Dataset entries
=====

template <int KCH, int PREC>
__global__ void __launch_bounds__(kPrepWarps * 32)
prep_warp_kernel(const float* __restrict__ E, const int32_t* __restrict__ idx, int n_local, int M,
                 float* __restrict__ e_hat, float* __restrict__ c_hat, float* __restrict__ cos_diag,
                 float* __restrict__ accum) {
  constexpr int D = KCH * 128;
  const int lane = threadIdx.x & 31, wid = threadIdx.x >> 5;
  const int j = blockIdx.x * kPrepWarps + wid;
  pdl_wait();
  pdl_trigger();
  if (blockIdx.x == 0 && threadIdx.x < 4 && accum != nullptr) accum[threadIdx.x] = 0.f;
  if (j >= n_local) return;
  auto rowp = [&](int i) {
    return reinterpret_cast<const float4*>(E + phys_row(idx, (size_t)j * M + i) * D) + lane;
  };
  float4 s[KCH];
#pragma unroll
  for (int c = 0; c < KCH; ++c) s[c] = make_float4(0.f, 0.f, 0.f, 0.f);
  for (int i0 = 0; i0 < M; i0 += kRowBatch) {
    float4 v[kRowBatch][KCH];
#pragma unroll
    for (int r = 0; r < kRowBatch; ++r)
#pragma unroll
      for (int c = 0; c < KCH; ++c)
        v[r][c] = (i0 + r < M) ? __ldg(rowp(i0 + r) + c * 32) : make_float4(0.f, 0.f, 0.f, 0.f);
#pragma unroll
    for (int r = 0; r < kRowBatch; ++r)
#pragma unroll
      for (int c = 0; c < KCH; ++c) {
        s[c].x += v[r][c].x; s[c].y += v[r][c].y; s[c].z += v[r][c].z; s[c].w += v[r][c].w;
      }
  }
  const float inv_m = 1.f / (float)M, inv_m1 = 1.f / (float)(M - 1);
  float ss = 0.f;
#pragma unroll
  for (int c = 0; c < KCH; ++c) ss += dot4(s[c], s[c]);
  ss = warp_sum(ss);
  const float sc = inv_m / fmaxf(sqrtf(ss) * inv_m, kCosDelta);
#pragma unroll
  for (int c = 0; c < KCH; ++c)
    put4<PREC>(c_hat, j, D, 4 * lane + 128 * c,
               make_float4(s[c].x * sc, s[c].y * sc, s[c].z * sc, s[c].w * sc));
  float my_cos = 0.f;
  for (int i0 = 0; i0 < M; i0 += kRowBatch) {
    float4 v[kRowBatch][KCH];
    float ne2[kRowBatch], nd2[kRowBatch], ed[kRowBatch];
#pragma unroll
    for (int r = 0; r < kRowBatch; ++r)
#pragma unroll
      for (int c = 0; c < KCH; ++c)
        v[r][c] = (i0 + r < M) ? __ldg(rowp(i0 + r) + c * 32) : make_float4(0.f, 0.f, 0.f, 0.f);
#pragma unroll
    for (int r = 0; r < kRowBatch; ++r) {
      ne2[r] = 0.f; nd2[r] = 0.f; ed[r] = 0.f;
#pragma unroll
      for (int c = 0; c < KCH; ++c) {
        const float4 e = v[r][c];
        const float4 d = make_float4(s[c].x - e.x, s[c].y - e.y, s[c].z - e.z, s[c].w - e.w);
        ne2[r] += dot4(e, e); nd2[r] += dot4(d, d); ed[r] += dot4(e, d);
      }
    }
#pragma unroll
    for (int o = 16; o > 0; o >>= 1)
#pragma unroll
      for (int r = 0; r < kRowBatch; ++r) {
        ne2[r] += __shfl_xor_sync(0xffffffffu, ne2[r], o);
        nd2[r] += __shfl_xor_sync(0xffffffffu, nd2[r], o);
        ed[r] += __shfl_xor_sync(0xffffffffu, ed[r], o);
      }
#pragma unroll
    for (int r = 0; r < kRowBatch; ++r) {
      if (i0 + r < M) {
        const float inv_ne = 1.f / fmaxf(sqrtf(ne2[r]), kCosDelta);
        const float inv_nu = 1.f / fmaxf(sqrtf(nd2[r]) * inv_m1, kCosDelta);
        if (lane == ((i0 + r) & 31)) my_cos = (ed[r] * inv_m1) * inv_ne * inv_nu;
#pragma unroll
        for (int c = 0; c < KCH; ++c) {
          float4 e = v[r][c];
          e.x *= inv_ne; e.y *= inv_ne; e.z *= inv_ne; e.w *= inv_ne;
          put4<PREC>(e_hat, (size_t)j * M + i0 + r, D, 4 * lane + 128 * c, e);
        }
      }
    }
    if (((i0 + kRowBatch) & 31) == 0 || i0 + kRowBatch >= M) {
      const int base = (i0 + kRowBatch - 1) & ~31;
      if (base + lane < M) cos_diag[(size_t)j * M + base + lane] = my_cos;
    }
  }
}

__host__ __device__ constexpr int rev4(int i) {
  return ((i & 1) << 3) | ((i & 2) << 1) | ((i & 4) >> 1) | ((i & 8) >> 3);
}
__device__ __forceinline__ float reduce16_transposed(const float (&v)[16], int lane) {
  float a[8], b[4], c[2];
  const bool u1 = (lane & 1) != 0, u2 = (lane & 2) != 0, u4 = (lane & 4) != 0, u8 = (lane & 8) != 0;
#pragma unroll
  for (int q = 0; q < 8; ++q) a[q] = (u1 ? v[q + 8] : v[q]) + __shfl_xor_sync(0xffffffffu, u1 ? v[q] : v[q + 8], 1);
#pragma unroll
  for (int q = 0; q < 4; ++q) b[q] = (u2 ? a[q + 4] : a[q]) + __shfl_xor_sync(0xffffffffu, u2 ? a[q] : a[q + 4], 2);
#pragma unroll
  for (int q = 0; q < 2; ++q) c[q] = (u4 ? b[q + 2] : b[q]) + __shfl_xor_sync(0xffffffffu, u4 ? b[q] : b[q + 2], 4);
  const float e = (u8 ? c[1] : c[0]) + __shfl_xor_sync(0xffffffffu, u8 ? c[0] : c[1], 8);
  return e + __shfl_xor_sync(0xffffffffu, e, 16);
}

template <int KCH, int RR, int PREC>
__global__ void __launch_bounds__(kPrepWarps * 32)
prep_reg_kernel(const float* __restrict__ E, const int32_t* __restrict__ idx, int n_local, int M,
                float* __restrict__ e_hat, float* __restrict__ c_hat, float* __restrict__ cos_diag,
                float* __restrict__ accum) {
  constexpr int D = KCH * 128, R = RR;
  static_assert(R <= 16, "reduce16_transposed handles 16 rows");
  const int lane = threadIdx.x & 31, wid = threadIdx.x >> 5;
  const int j = blockIdx.x * kPrepWarps + wid;
  pdl_wait();
  pdl_trigger();
  if (blockIdx.x == 0 && threadIdx.x < 4 && accum != nullptr) accum[threadIdx.x] = 0.f;
  if (j >= n_local) return;
  float4 v[R][KCH];
#pragma unroll
  for (int i = 0; i < R; ++i) {
    const float4* rp = (i < M) ? reinterpret_cast<const float4*>(E + phys_row(idx, (size_t)j * M + i) * D) + lane : nullptr;
#pragma unroll
    for (int c = 0; c < KCH; ++c) v[i][c] = (i < M) ? __ldg(rp + c * 32) : make_float4(0.f, 0.f, 0.f, 0.f);
  }
  float4 s[KCH];
#pragma unroll
  for (int c = 0; c < KCH; ++c) {
    s[c] = v[0][c];
#pragma unroll
    for (int i = 1; i < R; ++i) { s[c].x += v[i][c].x; s[c].y += v[i][c].y; s[c].z += v[i][c].z; s[c].w += v[i][c].w; }
  }
  const float inv_m = 1.f / (float)M, inv_m1 = 1.f / (float)(M - 1);
  float ss = 0.f;
#pragma unroll
  for (int c = 0; c < KCH; ++c) ss += dot4(s[c], s[c]);
  ss = warp_sum(ss);
  const float sc = inv_m / fmaxf(sqrtf(ss) * inv_m, kCosDelta);
#pragma unroll
  for (int c = 0; c < KCH; ++c)
    put4<PREC>(c_hat, j, D, 4 * lane + 128 * c,
               make_float4(s[c].x * sc, s[c].y * sc, s[c].z * sc, s[c].w * sc));
  float ne2[16], nd2[16], ed[16];
#pragma unroll
  for (int i = R; i < 16; ++i) { ne2[i] = 0.f; nd2[i] = 0.f; ed[i] = 0.f; }
#pragma unroll
  for (int i = 0; i < R; ++i) {
    ne2[i] = 0.f; nd2[i] = 0.f; ed[i] = 0.f;
#pragma unroll
    for (int c = 0; c < KCH; ++c) {
      const float4 e = v[i][c];
      const float4 d = make_float4(s[c].x - e.x, s[c].y - e.y, s[c].z - e.z, s[c].w - e.w);
      ne2[i] += dot4(e, e); nd2[i] += dot4(d, d); ed[i] += dot4(e, d);
    }
  }
  const float t_ne2 = reduce16_transposed(ne2, lane), t_nd2 = reduce16_transposed(nd2, lane);
  const float t_ed = reduce16_transposed(ed, lane);
  const int my_row = rev4(lane & 15);
  const float inv_ne = 1.f / fmaxf(sqrtf(t_ne2), kCosDelta);
  const float inv_nu = 1.f / fmaxf(sqrtf(t_nd2) * inv_m1, kCosDelta);
  if (lane < 16 && my_row < M) cos_diag[(size_t)j * M + my_row] = (t_ed * inv_m1) * inv_ne * inv_nu;
#pragma unroll
  for (int i = 0; i < R; ++i) {
    if (i < M) {
      const float k = __shfl_sync(0xffffffffu, inv_ne, rev4(i));
#pragma unroll
      for (int c = 0; c < KCH; ++c) {
        float4 e = v[i][c];
        e.x *= k; e.y *= k; e.z *= k; e.w *= k;
        put4<PREC>(e_hat, (size_t)j * M + i, D, 4 * lane + 128 * c, e);
      }
    }
  }
}

struct StripParams {
  const float* own;
  const float* str;
  int n_own, n_str, D;
  int M, spk_offset;
  const float* cos_diag;
  const float* row_stat;
  const float* row_aux;
  float* row_aux_out;
  const float* w;
  const float* b;
  const float* grad_out;
  float eps;
  float* row_stat_out;
  int32_t* kstar_out;
  float* loss_accum;
  float* per_row_out;
  float* sim_out;
  float* acc_out;
  float* dwdb;
  int chunks_per_split;
};

template <int K, int R, int KCH>
struct RedT {
  static __device__ __forceinline__ void run(const float4 (&a)[R][KCH], const float* __restrict__ stage,
                                             int t, int lane, float (&out)[R]) {
    float lo[R], hi[R];
    RedT<K + 1, R, KCH>::run(a, stage, t, lane, lo);
    RedT<K + 1, R, KCH>::run(a, stage, t + (1 << K), lane, hi);
    const bool up = (lane & (1 << K)) != 0;
#pragma unroll
    for (int q = 0; q < R; ++q) {
      const float send = up ? lo[q] : hi[q];
      const float keep = up ? hi[q] : lo[q];
      out[q] = keep + __shfl_xor_sync(0xffffffffu, send, 1 << K);
    }
  }
};
template <int R, int KCH>
struct RedT<5, R, KCH> {
  static __device__ __forceinline__ void run(const float4 (&a)[R][KCH], const float* __restrict__ stage,
                                             int t, int lane, float (&out)[R]) {
#pragma unroll
    for (int q = 0; q < R; ++q) out[q] = 0.f;
#pragma unroll
    for (int c = 0; c < KCH; ++c) {
      const float4 bv = *reinterpret_cast<const float4*>(&stage[(size_t)t * (KCH * 128) + c * 128 + (lane << 2)]);
#pragma unroll
      for (int q = 0; q < R; ++q) out[q] += dot4(a[q][c], bv);
    }
  }
};

template <int MODE, int VARIANT, int KCH, int R>
__global__ void __launch_bounds__(kThreads)
strip_kernel(const StripParams p) {
  extern __shared__ __align__(16) float stage[];
  __shared__ float red[kWarps];
  constexpr int ROWLEN = KCH * 128;
  const int tid = threadIdx.x, lane = tid & 31, wid = tid >> 5;
  const int own0 = (blockIdx.x * kWarps + wid) * R;
  const int D = p.D;
  const bool vec_own = is_vec(p.own, D), vec_str = is_vec(p.str, D);
  const float w = __ldg(p.w), b = __ldg(p.b), eps = p.eps;
  const float g = (MODE == MODE_FWD) ? 1.f : __ldg(p.grad_out);

  float4 a[R][KCH];
#pragma unroll
  for (int q = 0; q < R; ++q) {
    const int row = own0 + q;
#pragma unroll
    for (int c = 0; c < KCH; ++c) {
      const int col = (lane << 2) + c * 128;
      a[q][c] = (row < p.n_own) ? ld4(p.own + (size_t)row * D, col, D, vec_own) : make_float4(0.f, 0.f, 0.f, 0.f);
    }
  }

  int jg[R];
// ... 420 lines not shown
    float ne2[kRowBatch], nd2[kRowBatch], ed[kRowBatch], eg[kRowBatch];
#pragma unroll
    for (int r = 0; r < kRowBatch; ++r) {
      ne2[r] = 0.f; nd2[r] = 0.f; ed[r] = 0.f; eg[r] = 0.f;
#pragma unroll
      for (int c = 0; c < KCH; ++c) {
        const bool in = i0 + r < M;
        v[r][c] = in ? __ldg(rowp(i0 + r) + c * 32) : make_float4(0.f, 0.f, 0.f, 0.f);
        const float4 gv = in ? __ldg(Gj + (size_t)(i0 + r) * (D / 4) + c * 32) : make_float4(0.f, 0.f, 0.f, 0.f);
        const float4 e = v[r][c];
        const float4 d = make_float4(s[c].x - e.x, s[c].y - e.y, s[c].z - e.z, s[c].w - e.w);
        ne2[r] += dot4(e, e); nd2[r] += dot4(d, d); ed[r] += dot4(e, d); eg[r] += dot4(e, gv);
      }
    }
#pragma unroll
    for (int o = 16; o > 0; o >>= 1)
#pragma unroll
      for (int r = 0; r < kRowBatch; ++r) {
        ne2[r] += __shfl_xor_sync(0xffffffffu, ne2[r], o);
        nd2[r] += __shfl_xor_sync(0xffffffffu, nd2[r], o);
        ed[r] += __shfl_xor_sync(0xffffffffu, ed[r], o);
        eg[r] += __shfl_xor_sync(0xffffffffu, eg[r], o);
      }
#pragma unroll
    for (int r = 0; r < kRowBatch; ++r) {
      if (i0 + r < M) {
        const int row = j * M + i0 + r;
        const float ne = sqrtf(ne2[r]), nu = sqrtf(nd2[r]) * inv_m1;
        const float inv_ne = 1.f / fmaxf(ne, kCosDelta), inv_nu = 1.f / fmaxf(nu, kCosDelta);
        const float cdv = (ed[r] * inv_m1) * inv_ne * inv_nu;
        float Gd;
        if (variant == GE2E_SOFTMAX) {
          Gd = -g * __ldg(row_aux + row);
        } else {
          const float sp = 1.f / (1.f + expf(-fmaf(w, __ldg(cos_diag + row) + eps, b)));
          Gd = -g * sp * (1.f - sp);
        }
        const float dd = w * Gd;
        const float gsc = row_scale != nullptr ? g * __ldcg(row_scale + row) : 1.f;
        float proj_e = eg[r] * gsc * inv_ne + dd * cdv;
        float proj_u = dd * cdv;
        if (ne < kCosDelta) proj_e *= clamp_proj_scale(ne);
        if (nu < kCosDelta) proj_u *= clamp_proj_scale(nu);
        const float r_ag = inv_ne * gsc;
        const float r_ad = dd * inv_nu * inv_m1 * inv_ne;
        const float r_ae = -proj_e * inv_ne * inv_ne;
        const float r_be = dd * inv_ne * inv_nu;
        const float r_bd = -proj_u * inv_nu * inv_nu * inv_m1;
        if (lane == i0 + r) { a_g = r_ag; a_e = r_ae; a_d = r_ad; b_e = r_be; b_d = r_bd; }
#pragma unroll
        for (int c = 0; c < KCH; ++c) {
          const float4 e = v[r][c];
          sd[c].x += r_be * e.x + r_bd * (s[c].x - e.x); sd[c].y += r_be * e.y + r_bd * (s[c].y - e.y);
          sd[c].z += r_be * e.z + r_bd * (s[c].z - e.z); sd[c].w += r_be * e.w + r_bd * (s[c].w - e.w);
        }
      }
    }
  }
  for (int i = 0; i < M; ++i) {
    float4* Oi = reinterpret_cast<float4*>(dE + phys_row(idx, (size_t)j * M + i) * D) + lane;
    const float r_ag = __shfl_sync(0xffffffffu, a_g, i), r_ae = __shfl_sync(0xffffffffu, a_e, i);
    const float r_ad = __shfl_sync(0xffffffffu, a_d, i), r_be = __shfl_sync(0xffffffffu, b_e, i);
    const float r_bd = __shfl_sync(0xffffffffu, b_d, i);
#pragma unroll
    for (int c = 0; c < KCH; ++c) {
      const float4 e = __ldg(rowp(i) + c * 32);
      const float4 gv = __ldg(Gj + (size_t)i * (D / 4) + c * 32);
      const float ev[4] = {e.x, e.y, e.z, e.w}, gg[4] = {gv.x, gv.y, gv.z, gv.w};
      const float sv[4] = {s[c].x, s[c].y, s[c].z, s[c].w}, sdv[4] = {sd[c].x, sd[c].y, sd[c].z, sd[c].w};
      const float bv[4] = {bc[c].x, bc[c].y, bc[c].z, bc[c].w};
      float o[4];
#pragma unroll
      for (int t = 0; t < 4; ++t) {
        const float d = sv[t] - ev[t];
        const float de = r_ag * gg[t] + r_ae * ev[t] + r_ad * d;
        const float du = r_be * ev[t] + r_bd * d;
        o[t] = de + bv[t] + (sdv[t] - du) * inv_m1;
      }
      Oi[c * 32] = make_float4(o[0], o[1], o[2], o[3]);
    }
  }
}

=====

• **What to do**: Copy out, word for word, the part of the entries above that begins at the line with "eg[r] += __shfl_xor_sync(0xffffffffu, eg[r], o);" and ends at the line with "if (ne < kCosDelta)", including both.

• **Answer box**:
        eg[r] += __shfl_xor_sync(0xffffffffu, eg[r], o);
      }
#pragma unroll
    for (int r = 0; r < kRowBatch; ++r) {
      if (i0 + r < M) {
        const int row = j * M + i0 + r;
        const float ne = sqrtf(ne2[r]), nu = sqrtf(nd2[r]) * inv_m1;
        const float inv_ne = 1.f / fmaxf(ne, kCosDelta), inv_nu = 1.f / fmaxf(nu, kCosDelta);
        const float cdv = (ed[r] * inv_m1) * inv_ne * inv_nu;
        float Gd;
        if (variant == GE2E_SOFTMAX) {
          Gd = -g * __ldg(row_aux + row);
        } else {
          const float sp = 1.f / (1.f + expf(-fmaf(w, __ldg(cos_diag + row) + eps, b)));
          Gd = -g * sp * (1.f - sp);
        }
        const float dd = w * Gd;
        const float gsc = row_scale != nullptr ? g * __ldcg(row_scale + row) : 1.f;
        float proj_e = eg[r] * gsc * inv_ne + dd * cdv;
        float proj_u = dd * cdv;
        if (ne < kCosDelta) proj_e *= clamp_proj_scale(ne);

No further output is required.